«Примерно в июле 1943 года, когда я нес службу в качестве командира роты СС при таганрогском гестапо, шеф последнего капитан Эккер дал мне следующие указания: „Не следует быть мягким в отношении к гражданскому населению оккупированной территории России. Свои действия в этой области следует производить, все время помня о будущем германского народа. Чем меньше будет русских, тем лучше будет обеспечена будущая безопасность немцев“, — говорил капитан Эккер. В случае наличия подозрения об антигерманских настроениях лучше расстрелять больше русских, чем оставить в живых хотя бы одного из подозреваемых. От старых европейских понятий о праве следует на Востоке полностью отказаться. Ему, Эккеру, доподлинно известно, что такая установка является точкой зрения германского верховного командования, хотя об этом открыто и не говорится»[46].

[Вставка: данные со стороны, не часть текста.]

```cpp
hipError_t launch_chunk_bwd_bi(const ScanArgs& a1_, const ScanArgs& a2_, int* slots, hipStream_t st)
{
    const int n = bi_slots(a1_.B * a1_.H);
    if (slots) *slots = n;
    if (!n || !a1_.ckpt || !a2_.ckpt || a1_.g_in || a1_.rc_in) return hipErrorNotSupported;
    if (!offsets_fit(a1_)) return hipErrorInvalidValue;
    ScanArgs a1 = a1_, a2 = a2_;
    for (ScanArgs* a : {&a1, &a2}) {
        a->split = 0;
        if (!a->ckpt_valid) {
            ScanArgs sp = *a;
            sp.y = nullptr; sp.y_f32 = nullptr; sp.s_out = nullptr; sp.accumulate = 0; sp.zero_tail = 0;
            if (hipError_t e = launch_chunk_state_pass(sp, st)) return e;
        }
        a->side_compact = 1;
        attach_debug_buffer(*a);
    }
    return a1.wkind == 1 ? launch<chunk_bwd12k_bi_kernel<true>>(dim3(n), dim3(768), BWD12K_LDS, st, a1, a2.ckpt)
                         : launch<chunk_bwd12k_bi_kernel<false>>(dim3(n), dim3(768), BWD12K_LDS, st, a1, a2.ckpt);
}

hipError_t launch_chunk_bwd_pair(const ScanArgs& a0_, const ScanArgs& a1_, hipStream_t st)
{
    if (!same_problem(a0_, a1_)) return hipErrorInvalidValue;
    const auto plain = [](const ScanArgs& a) {
        return !a.accumulate && !a.zero_tail && !a.g_f32[0] && !a.g_f32[1] && !a.g_f32[2] && !a.g_f32[3] && a.ckpt && a.ckpt_valid;
    };
    if (!plain(a0_) || !plain(a1_)) return hipErrorNotSupported;
    if (want_split(a0_.B * a0_.H)) {
        if (hipError_t e = launch_chunk_bwd(a0_, st)) return e;
        return launch_chunk_bwd(a1_, st);
    }
    if (!offsets_fit(a0_)) return hipErrorInvalidValue;
    ScanArgs a0 = a0_, a1 = a1_;
    a0.split = a1.split = 0;
    attach_debug_buffer(a0);
    attach_debug_buffer(a1);
    const dim3 grid(2 * a0.B * a0.H);
    return a0.wkind == 1 ? launch<chunk_bwd12k_pair_kernel<true>>(grid, dim3(768), BWD12K_LDS, st, a0, a1)
                         : launch<chunk_bwd12k_pair_kernel<false>>(grid, dim3(768), BWD12K_LDS, st, a0, a1);
}

}
```

Baseline: 57.50 million.

## Unroll backward stage loops by parity to resolve LDS ring buffers at compile time

The producer and row/column stage loops of the WKV6 backward kernel are unrolled in pairs, with a compile-time parity template parameter. This lets the double-buffered R-part shared-memory address and the checkpoint-request condition resolve statically instead of through per-iteration modulo arithmetic. The stage bodies move into included files, and the u load is moved into the producer path. The cost is larger code size, more instruction-cache pressure and possible register pressure changes.

```diff
diff --git a/rwkv_lm_ext_amd/_build.py b/rwkv_lm_ext_amd/_build.py
--- a/rwkv_lm_ext_amd/_build.py
+++ b/rwkv_lm_ext_amd/_build.py
@@ -6,7 +6,8 @@
 CSRC = os.path.join(PKG_DIR, "csrc")
 LIB_PATH = os.path.join(PKG_DIR, "librwkv6_amd.so")
 SOURCES = ["wkv6_scan.hip", "wkv5_scan.hip", "wkv6_chunk.hip", "wkv6_chunk_bwd12k.hip", "wkv6_mix.hip", "wkv6_lora.hip", "wkv6_api.hip"]
-HEADERS = ["wkv6_common.h", "wkv6_scan.h", "wkv5_scan.h", "wkv6_chunk.h", os.path.join("..", "..", "include", "wkv6_amd.h")]
+HEADERS = ["wkv6_common.h", "wkv6_scan.h", "wkv5_scan.h", "wkv6_chunk.h", "wkv6_chunk_bwd12k_row_stage.inc", "wkv6_chunk_bwd12k_col_stage.inc",
+           os.path.join("..", "..", "include", "wkv6_amd.h")]
 HIPCC_FLAGS = ["--offload-arch=gfx950", "-O3", "-std=c++17", "-fPIC", "-fno-strict-aliasing", "-Wall", "-Wno-unused-function"]
 
 
diff --git a/rwkv_lm_ext_amd/csrc/wkv6_chunk_bwd12k.hip b/rwkv_lm_ext_amd/csrc/wkv6_chunk_bwd12k.hip
--- a/rwkv_lm_ext_amd/csrc/wkv6_chunk_bwd12k.hip
+++ b/rwkv_lm_ext_amd/csrc/wkv6_chunk_bwd12k.hip
@@ -57,6 +57,9 @@
     BWD_VARLEN = 1u << 5,
 };
 constexpr unsigned bit(bool on, unsigned b) { return on ? b : 0u; }
+enum { PAR_EVEN = 0, PAR_ODD = 1, PAR_RUNTIME = 2 };
+template <int P> using par_t = std::integral_constant<int, P>;
+template <int P> using par_other_t = par_t<P == PAR_RUNTIME ? PAR_RUNTIME : 1 - P>;
 struct BwdChain {
     int b, ntok;
     int ko, ro;
@@ -84,6 +87,7 @@
     constexpr bool CLK = (MODE & BWD_CLK) != 0;
     constexpr bool CHAIN = (MODE & BWD_CHAIN) != 0;
     constexpr bool VARLEN = (MODE & BWD_VARLEN) != 0;
+    constexpr bool PAIR_WALK = !CHAIN && !(GEN == 2 && !SPLIT) && !(CLK && !AFF && !SPLIT);
     [[maybe_unused]] const bool chained_in = CHAIN && ch.chained_in, nx_chain = CHAIN && ch.nx_chain;
     [[maybe_unused]] const int ko = CHAIN ? ch.ko : 0, ro = CHAIN ? ch.ro : 0;
     extern __shared__ __attribute__((aligned(16))) char smem[];
@@ -172,6 +176,15 @@
     if constexpr (CLK) { if (hwid == 0) clock_stamp(a, slot, 0); }
     const int ngrp = (ntok + STG - 1) / STG;
     auto rpart = [&](int stg, int blk) { return smem + ((stg + ro) & 1) * RBUF_BYTES + blk * RBLK_BYTES; };
+    constexpr bool R1_HOIST = SPLIT || (AFF && !VARLEN && GEN < 2);
+    [[maybe_unused]] int rbuf1 = RBUF_BYTES;
+    if constexpr (PAIR_WALK) asm("" : "+s"(rbuf1));
+    auto rpart_p = [&](auto par_c, int stg, int blk) {
+        constexpr int P = decltype(par_c)::value;
+        if constexpr (P == PAR_RUNTIME) return rpart(stg, blk);
+        else if constexpr (P == PAR_ODD) return smem + rbuf1 + blk * RBLK_BYTES;
+        else return smem + blk * RBLK_BYTES;
+    };
     auto kpart = [&](int stg, int blk) { return smem + KP_OFF + (int)((unsigned)(stg + ko) % (unsigned)KRING) * KBUF_BYTES + blk * KBLK_BYTES; };
     [[maybe_unused]] auto rpart_nx = [&](int e, int blk) { return smem + ((ro + 1 + e) & 1) * RBUF_BYTES + blk * RBLK_BYTES; };
     [[maybe_unused]] auto kpart_nx = [&](int e, int blk) { return smem + KP_OFF + (int)((unsigned)(ko + 2 * KRING - 1 - e) % (unsigned)KRING) * KBUF_BYTES + blk * KBLK_BYTES; };
@@ -179,7 +192,7 @@
     const int c8i = lane & 7, tq = lane >> 3;
     const int ch0 = 32 * half + 4 * c8i;
     float uu[4] = {0.f, 0.f, 0.f, 0.f};
-    if (a.use_u) io4<bf16_t>::load(reinterpret_cast<const bf16_t*>(a.u) + h * HEAD + ch0, uu);
+    if constexpr (!PAIR_WALK) { if (a.use_u) io4<bf16_t>::load(reinterpret_cast<const bf16_t*>(a.u) + h * HEAD + ch0, uu); }
 
     uint2 (&pr)[2] = cy.pr, (&pk)[2] = cy.pk, (&pw)[2] = cy.pw;
     float4 (&pe)[2] = cy.pe;
@@ -423,6 +436,7 @@
     constexpr std::false_type no_c{};
     [[maybe_unused]] const int nxn = CHAIN ? (ch.nx_ntok + STG - 1) / STG : 0;
     if (producer) {
+        if constexpr (PAIR_WALK) { if (a.use_u) io4<bf16_t>::load(reinterpret_cast<const bf16_t*>(a.u) + h * HEAD + ch0, uu); }
         if (!chained_in && ngrp > 0) {
             load_kw(cur, lp_in, ngrp - 1);
             load_r(cur, lp_in, ngrp - 1);
@@ -431,18 +445,34 @@
             else prep(yes_c, no_c, rpart(0, pb), kpart(0, pb), -1, ntok, uu, cur, lp_in, -1, -1);
         }
         __syncthreads();
-        for (int grp = ngrp - 1; grp >= 2; --grp) {
+        auto stage = [&](char* const rb, const int grp) { prep(yes_c, yes_c, rb, kpart(grp - 2, pb), grp - 2, ntok, uu, cur, lp_in, grp - 2, grp - 3); };
+        auto stage_head = [&]() __attribute__((always_inline)) {
             WKV6_T(ts0);
 #ifdef WKV6_STAMP
             asm volatile("" :: "v"(pr[0].x), "v"(pk[0].x), "v"(pr[1].x), "v"(pk[1].x));
 #endif
             WKV6_T(ts1);
             WKV6_T(ts2);
-            prep(yes_c, yes_c, rpart(grp - 1, pb), kpart(grp - 2, pb), grp - 2, ntok, uu, cur, lp_in, grp - 2, grp - 3);
+        };
+        auto stage_barrier = [&]() __attribute__((always_inline)) {
             WKV6_T(ts3);
             __syncthreads();
             WKV6_T(ts4);
             WKV6_ACC(0, ts1, ts0); WKV6_ACC(1, ts2, ts1); WKV6_ACC(2, ts3, ts2); WKV6_ACC(3, ts4, ts3);
+        };
+        if constexpr (!PAIR_WALK) {
+            for (int grp = ngrp - 1; grp >= 2; --grp) {
+                stage_head();
+                prep(yes_c, yes_c, rpart(grp - 1, pb), kpart(grp - 2, pb), grp - 2, ntok, uu, cur, lp_in, grp - 2, grp - 3);
+                stage_barrier();
+            }
+        } else {
+            int grp = ngrp - 1;
+            if (grp >= 2 && !(grp & 1)) { stage_head(); stage(rpart_p(par_t<PAR_ODD>{}, grp - 1, pb), grp); stage_barrier(); --grp; }
+            for (; grp >= 3; grp -= 2) {
+                stage_head(); stage(rpart_p(par_t<PAR_EVEN>{}, grp - 1, pb), grp); stage_barrier();
+                stage_head(); stage(rpart_p(par_t<PAR_ODD>{}, grp - 2, pb), grp - 1); stage_barrier();
+            }
         }
         bool chained_out = false;
         if constexpr (CHAIN) {
@@ -517,275 +547,36 @@
         }
 
         __syncthreads();
-        for (int grp = ngrp - 1; grp >= 0; --grp) {
-            int tagv = grp + 1;
-            asm volatile("" : "+v"(tagv));
-            WKV6_T(ts0);
-            f4v gvb[SBLK];
-            auto take_gop = [&](int blk) {
-                int base_ = GOP_OFF + (8 * g + (x >> 2)) * GRS + (16 * wv + 4 * (x & 3)) * 2;
-                asm volatile("" : "+v"(base_));
-                typedef short s8v __attribute__((ext_vector_type(8)));
-                const char* const kb = kpart(grp, blk);
-                f4v acc = {0.f, 0.f, 0.f, 0.f};
-#pragma unroll
-                for (int s = 0; s < 2; ++s) {
-                    const char* const ph = smem + base_ + 32 * s * GRS;
-                    const s8v h8 = __builtin_shufflevector(tr_read(ph), tr_read(ph + 4 * GRS), 0, 1, 2, 3, 4, 5, 6, 7);
-                    const s8v l8 = __builtin_shufflevector(tr_read(ph + HEAD * GRS), tr_read(ph + HEAD * GRS + 4 * GRS), 0, 1, 2, 3, 4, 5, 6, 7);
-                    const b8v vr = ld_b8(kb + K_V * ARR + x * RSB + (32 * s + 8 * g) * 2);
-                    acc = mfma32(__builtin_bit_cast(b8v, h8), vr, acc);
-                    acc = mfma32(__builtin_bit_cast(b8v, l8), vr, acc);
-                }
-                return acc;
-            };
-            if constexpr (!SPLIT) {
-                if (grp == ngrp - 1) await4(TAG_GA, grp + 1);
-                gvb[1] = take_gop(1);
-                publish(TAG_GB, tagv);
-            }
-            float old_gr[SBLK][4] = {}, old_gk[SBLK][4] = {}, old_gw[SBLK][4] = {};
-#pragma unroll
-            for (int blk = SBLK - 1; blk >= 0; --blk) fetch_old(0, rs_gr, grp * STG + blk * BLK, REV_R, old_gr[blk]);
-            if (wv >= 2) {
-                const int tb = wv - 2;
-                const char* const rb = rpart(grp, tb);
-                const char* const kb = kpart(grp, tb);
-                f4v dA_ab = {0.f, 0.f, 0.f, 0.f}, dA_ba = {0.f, 0.f, 0.f, 0.f};
-#pragma unroll
-                for (int s = 0; s < 2; ++s) {
-                    const int off = x * RSB + (32 * s + 8 * g) * 2;
-                    const b8v gy_ = ld_b8(rb + R_GY * ARR + off), vr = ld_b8(kb + K_V * ARR + off);
-                    dA_ab = mfma32(gy_, vr, dA_ab);
-                    dA_ba = mfma32(vr, gy_, dA_ba);
-                }
-                float dab[4], dba[4];
-#pragma unroll
-                for (int q = 0; q < 4; ++q) {
-                    const int o = 4 * g + q;
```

Любопытно, что до прибытия в Таганрог Экхардт находился в Сталино, где участвовал в массовых убийствах гражданского населения. Таким образом, его воззрения не ограничивались теорией. После общения со столь «опытным» командиром и личного участия в расправах над мирными жителями в Петрушинской балке Риц не сомневался: «Немцы, для безопасности своего собственного будущего существования, истребляют как можно больше русских, обескровливая их страну»[47].
О получении подобных инструкций рассказывал еще один рядовой подчиненный рейхсфюрера СС и подсудимый Харьковского процесса — ефрейтор тайной полевой полиции (ГФП) Рейнгард Рецлав. Согласно его показаниям, в мае — июне 1941 года он прошел обучение в полицейском батальоне «Альтенбург», сотрудников которого готовили для работы на оккупированных территориях СССР. «На курсах даже было организовано несколько лекций руководящих чиновников ГФП, которые прямо указывали, что народы Советского Союза являются неполноценными и должны быть в подавляющем большинстве уничтожены, а в незначительной своей части использованы в качестве рабов… Эти указания исходили из политики германского правительства»[48].
Показания ефрейтора Рецлава, данные советским следователям, имеют важные параллели с показаниями командиров высокого ранга Бах-Зелевского и Шеера. Здесь мы также встречаем признания, что оккупационный режим сознательно формировался таким образом, чтобы коренных жителей погибло как можно больше. Немецкое военное право дозволяло убить кого угодно и в любом количестве, представляя людей «потенциальными врагами». «Нам постоянно внушали, что каждый русский человек — это партизан, зверь с монгольским лицом, выродок человечества… Чиновников, проявлявших жестокость к русским, высоко ценили и поощряли по службе… Никаких материалов, свидетельствовавших о виновности арестованных, у нас не было, они расстреливались только потому, что были гражданами Советского Союза. Правда, на допросах отдельным людям предъявлялось обвинение в саботаже и принадлежности к партизанам, однако, как правило, это было ничем не подтверждено и являлось умозаключением чиновников ГФП»[49].
Основанием для массовых убийств был фанатичный национал-социалистический расизм. «На протяжении многих лет нас воспитывали в таком духе, что немцы являются людьми высшей расы и призваны установить новый порядок в Европе, — признавался Рецлав. — В этих лекциях нам говорили о том, что русские являются варварами, людьми, не имеющими своей культуры, и призывали нас к тому, чтобы по приезде на Восточный фронт мы истребляли русских»[50]. Ефрейтор усвоил материал и усердно затаскивал заключенных Харьковской тюрьмы в газваген. На следующий день после своей дебютной акции уничтожения в марте 1942 года он встретил старого сотрудника СД Каминского, берлинца, назначенного начальником Харьковской тюрьмы. Тот поприветствовал Рецлава словами: «Слыхал, что вчера вы имели возможность непосредственно поучаствовать в освобождении завоеванной нами земли от русских»[51].